You should see your SSH daemon, and any web server or database you run — nothing else. Common services to disable on a hardened server:

sudo systemctl disable --now avahi-daemon
sudo systemctl disable --now cups
sudo systemctl disable --now rpcbind

avahi-daemon (mDNS/DNS-SD) and cups (printing) have no place on a headless server. rpcbind is needed for NFS — if you don't use NFS, remove it. After disabling, run ss -tlnp again and verify the list matches your expectations.

Additional Hardening Measures

Should I disable core dumps on a production server?

Yes. Core dumps can contain passwords, encryption keys, and other secrets from crashed processes.
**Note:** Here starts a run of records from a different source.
template <unsigned THREADS, unsigned MINW, unsigned TILE_, unsigned SC_>
__global__ void __launch_bounds__(THREADS, MINW) k_count_fp(uint32_t nb, uint32_t b_lo, uint32_t b_hi, uint32_t nseg, const uint64_t* __restrict__ roff,
                                                            const uint32_t* __restrict__ recs, uint32_t min_freq, uint32_t* __restrict__ queue,
                                                            uint64_t* __restrict__ shi, uint64_t* __restrict__ slo, uint32_t* __restrict__ scc, uint64_t solid_cap,
                                                            unsigned long long* __restrict__ counters, unsigned long long* __restrict__ ghist,
                                                            uint64_t* __restrict__ chunk_start, uint32_t* __restrict__ chunk_cnt, uint32_t chunk_cap,
                                                            uint32_t* __restrict__ defer , uint32_t defer_cap,
                                                            uint32_t fill_limit , uint32_t solid_limit ,
                                                            uint8_t* __restrict__ sctx, uint8_t* __restrict__ unres, uint32_t* __restrict__ nbr ) {
    constexpr unsigned long long SMASK = (1ull << 40) - 1;
    using C = FpCfg<THREADS, TILE_, SC_>;
    constexpr unsigned CAP = C::CAP, NW = C::NW, TILE = C::TILE, ROUNDS = C::ROUNDS, NPF = C::NPF, SC = C::SC, MAXSEG = C::MAXSEG, PER = C::PER, QCAP = C::QCAP,
                       MAXK = C::MAXK, MAXWIN = C::MAXWIN;
    constexpr uint32_t EMPTY = 0xFFFFFFFFu;
    extern __shared__ __attribute__((aligned(16))) unsigned char smem[];
    uint64_t* segbase = reinterpret_cast<uint64_t*>(smem);
    uint32_t* tab = reinterpret_cast<uint32_t*>(segbase + 3 * MAXSEG);
    uint32_t* cc = tab + CAP;
    uint32_t* tile = cc + CAP;
    uint32_t* bv32 = tile + TILE * FP_TS + 8;
    uint32_t* Bw = bv32 + MAXK / 32 + 2;
    uint32_t* stcc = Bw + MAXWIN + 2;
    uint32_t* stref = stcc + SC;
    uint32_t* qref = stref + SC + (threadIdx.x >> 6) * QCAP;
    uint32_t* segdpre = stref + SC + NW * QCAP;
    uint32_t* wtot = segdpre + 3 * (MAXSEG + 1);
    uint32_t* bq = wtot + 32;
    uint32_t* lhist = bq + 4;
    uint32_t* misc = lhist + 104;
    uint32_t* stk = misc + 16;
    uint16_t* olist = reinterpret_cast<uint16_t*>(stk + 40);
    const unsigned tid = threadIdx.x, lane = tid & 63, wv = tid >> 6;
// ... 55 lines not shown
        const unsigned shl_p = (x.e0 & 3u) ^ (rc ? 3u : 4u), shl_s = ((x.e3 >> 26) & 3u) ^ (rc ? 7u : 0u);
        return (hasp ? 1u << shl_p : 0u) | (hass ? 1u << shl_s : 0u);
    };

    for (unsigned i = tid; i < CAP; i += THREADS) { tab[i] = EMPTY; cc[i] = 0; }
    for (unsigned i = tid; i < MAXK / 32 + 2; i += THREADS) bv32[i] = 0;
    for (unsigned i = tid; i < TILE * FP_TS + 8; i += THREADS) tile[i] = 0;
    for (unsigned i = tid; i < 104; i += THREADS) lhist[i] = 0;
    if (tid < 16) misc[tid] = 0;
    if (tid == 0) {
        const uint32_t t0 = atomicAdd(queue, 3u), nbk = b_hi - b_lo;
        bq[0] = t0 < nbk ? b_lo + t0 : NONE32; bq[1] = t0 + 1 < nbk ? b_lo + t0 + 1 : NONE32; bq[2] = t0 + 2 < nbk ? b_lo + t0 + 2 : NONE32; bq[3] = NONE32;
    }
    __syncthreads();
    if (wv == 0) {
        uint64_t r0; uint32_t cnt;
        seg_load(bq[0], r0, cnt); seg_store(0, r0, cnt);
        seg_load(bq[1], r0, cnt); seg_store(1, r0, cnt);
    }
    __syncthreads();
    uint32_t pf[NPF];
    tile_load(0, pf);
    unsigned long long my_distinct = 0;
    unsigned qn = 0;
    uint32_t tick4 = 0;

    auto drain = [&](unsigned cnt) -> unsigned {
        wave_lds_fence();
        const bool live = lane < cnt;
        const unsigned ref = live ? qref[qn - cnt + lane] : 0u;
        const unsigned rec = ref >> 6, idx = ref & 63u;
        const FpInst x = fp_fetch(tile, rec, idx);
        const FpKey k = fp_key(x);
        const unsigned ctx = ctx_of(x, k.rc, tile[rec * FP_TS], idx);
        const uint32_t h1 = fp_hash(k), tag = (h1 >> 5) & 0xFFFFu;
        unsigned s = (h1 >> (33 - C::LOG_CAP)) << 1;
        bool isnew = false;
        if (live) {
            bool ok = false;
            int budget = (int)CAP;
            for (;;) {
                uint32_t a = ld32(&tab[s]);
                if (a == EMPTY) {
                    a = atomicCAS(&tab[s], EMPTY, (tag << 16) | ref);
                    if (a == EMPTY) { isnew = true; ok = true; break; }
                }
// ... 195 lines not shown
            if (sb) {
                uint32_t base = 0;
                if (lane == (unsigned)__builtin_ctzll(sb)) base = atomicAdd(&misc[FP_CNT], (uint32_t)__builtin_popcountll(sb));
                base = (uint32_t)__builtin_amdgcn_readlane((int)base, (int)__builtin_ctzll(sb));
                if (solid) {
                    const unsigned pos = base + (unsigned)__builtin_popcountll(sb & ((1ull << lane) - 1));
                    stref[pos] = tab[slot] & 0xFFFFu; stcc[pos] = cnt | ((v >> 24) << 8);
                    if (sctx) cc[slot] = 0x80000000u | pos;
                }
            }
            if (live && sctx && !solid) cc[slot] = 0x40000000u;
            if (live && !sctx) { cc[slot] = 0; tab[slot] = EMPTY; }
        }
        __syncthreads();
        {
            const unsigned long long gb = ((unsigned long long)misc[FP_BASELO] | ((unsigned long long)misc[FP_BASEHI] << 32)) & SMASK;
            for (unsigned i0 = 0; i0 < tot; i0 += THREADS) {
                const unsigned i = i0 + tid;
                const bool have = i < tot;
                const uint32_t ref = have ? stref[i] : 0u;
                const FpKey k = fp_key(fp_fetch(tile, ref >> 6, ref & 63u));
                const uint32_t ccv = have ? stcc[i] : 0u;
                if (have && gb + i < solid_cap) { shi[gb + i] = k.hi; slo[gb + i] = k.lo; scc[gb + i] = ccv; }
                if (sctx) {
                    constexpr uint32_t NONE = 0xFFFFFFFFu, PAL = 0xFFFFFFFEu;
                    unsigned c = (ccv >> 8) & 0xFFu, un = 0;
                    uint32_t ns = NONE, np_ = NONE;
                    const Kmer kk{k.hi, k.lo};
                    for (unsigned rest = have ? c : 0u; __any(rest != 0);) {
                        if (rest) {
                            const unsigned t = (unsigned)__builtin_ctz(rest);
                            rest &= rest - 1;
                            Kmer nk = t < 4 ? kmer_succ(kk, t & 3) : kmer_pred(kk, t & 3);
                            const bool r = kmer_canon(nk);
                            FpInst nx; FpKey nkk;
                            const uint64_t lh = rev2_64(nk.hi) >> 4, ll = rev2_64(nk.lo) >> 4;
                            nx.s[0] = (uint32_t)lh; nx.s[1] = (uint32_t)(lh >> 32); nx.s[2] = (uint32_t)ll; nx.s[3] = (uint32_t)(ll >> 32); nx.e0 = 0; nx.e3 = 0;
                            nkk.hi = nk.hi; nkk.lo = nk.lo; nkk.rc = false;
                            nkk.f[0] = (uint32_t)(nk.hi >> 32); nkk.f[1] = (uint32_t)nk.hi; nkk.f[2] = (uint32_t)(nk.lo >> 32); nkk.f[3] = (uint32_t)nk.lo;
                            const uint32_t h1 = fp_hash(nkk), tag = (h1 >> 5) & 0xFFFFu;
                            unsigned s = (h1 >> (33 - C::LOG_CAP)) << 1;
                            int found = -1;
                            for (int budget = (int)CAP; budget > 0; --budget) {
                                const uint32_t a = tab[s];
                                if (a == EMPTY) break;
                                if ((a >> 16) == tag && fp_same(tile, a & 0xFFFFu, nx, nkk)) { found = (int)s; break; }
// ... 7 lines not shown
                                    if (t < 4) ns = id; else np_ = id;
                                } else c &= ~(1u << t);
                            }
                        }
                    }
                    if (have && gb + i < solid_cap) {
                        const unsigned long long gi = gb + i;
                        sctx[gi] = (uint8_t)c; unres[gi] = (uint8_t)un;
                        nbr[2 * gi] = (!(un & 15u) && popc4(c & 15) != 1) ? NONE : ns;
                        nbr[2 * gi + 1] = (!(un >> 4) && popc4(c >> 4) != 1) ? NONE : np_;
                    }
                }
            }
        }
        __syncthreads();
        if (sctx) {
            for (unsigned i = tid; i < tot_occ; i += THREADS) { const unsigned slot = olist[i]; cc[slot] = 0; tab[slot] = EMPTY; }
            if (sp != 0) __syncthreads();
        }
        if (sp == 0) break;
        }
        for (unsigned i = tid; i < 2 * nwin + 2; i += THREADS) bv32[i] = 0;
    }
    __syncthreads();
    for (unsigned i = tid; i < 101; i += THREADS) if (lhist[i]) atomicAdd(&ghist[i], (unsigned long long)lhist[i]);
    for (int o = 32; o > 0; o >>= 1) my_distinct += __shfl_down(my_distinct, o);
    if (lane == 0 && my_distinct) atomicAdd(&counters[1], my_distinct);
}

On a production server there is rarely a need to debug crashes at the core dump level — and the security risk of leaking sensitive memory contents outweighs the debugging benefit. Disable them:

# /etc/security/limits.conf
* hard core 0

Also add to /etc/sysctl.d/99-hardening.conf:

fs.suid_dumpable = 0

Login Banner

A login banner at /etc/issue.net serves a legal purpose — it establishes that unauthorized access is prohibited. This matters if you ever need to prosecute:

Authorized access only. All activity is monitored and logged.

Reference it in your SSH config with Banner /etc/issue.net (already included in our sshd_config above).

Set Proper umask

The default umask of 022 allows group and other users to read new files. For a production server, tighten this to 027 in /etc/login.defs:

# /etc/login.defs
UMASK 027

New files created by users will be readable only by the owner and group, not by others.

The Full Linux Server Hardening Checklist

Here is the consolidated checklist. Work through it top to bottom on every new server:

Beyond the Checklist — Continuous Server Security

How often should I audit my server security?

At minimum, run through the critical items monthly: check auditd logs for unexpected changes, verify open ports with ss -tlnp, review ufw rules, and confirm unattended-upgrades is running. After any major change — new services, new users, OS upgrades — run the full checklist again.

A hardening checklist is a snapshot — it makes the server secure today. Keeping it secure requires ongoing work. Tools like Docker Compose add isolation layers, but they don't replace host-level hardening.

For servers running web applications, the next steps are a reverse proxy with SSL (Nginx + Let's Encrypt), application-level firewall rules, and centralized log shipping. If you're managing more than a handful of servers, consider automating this checklist with Ansible — but start by understanding each step manually. Automation without understanding just moves the risk somewhere you can't see it.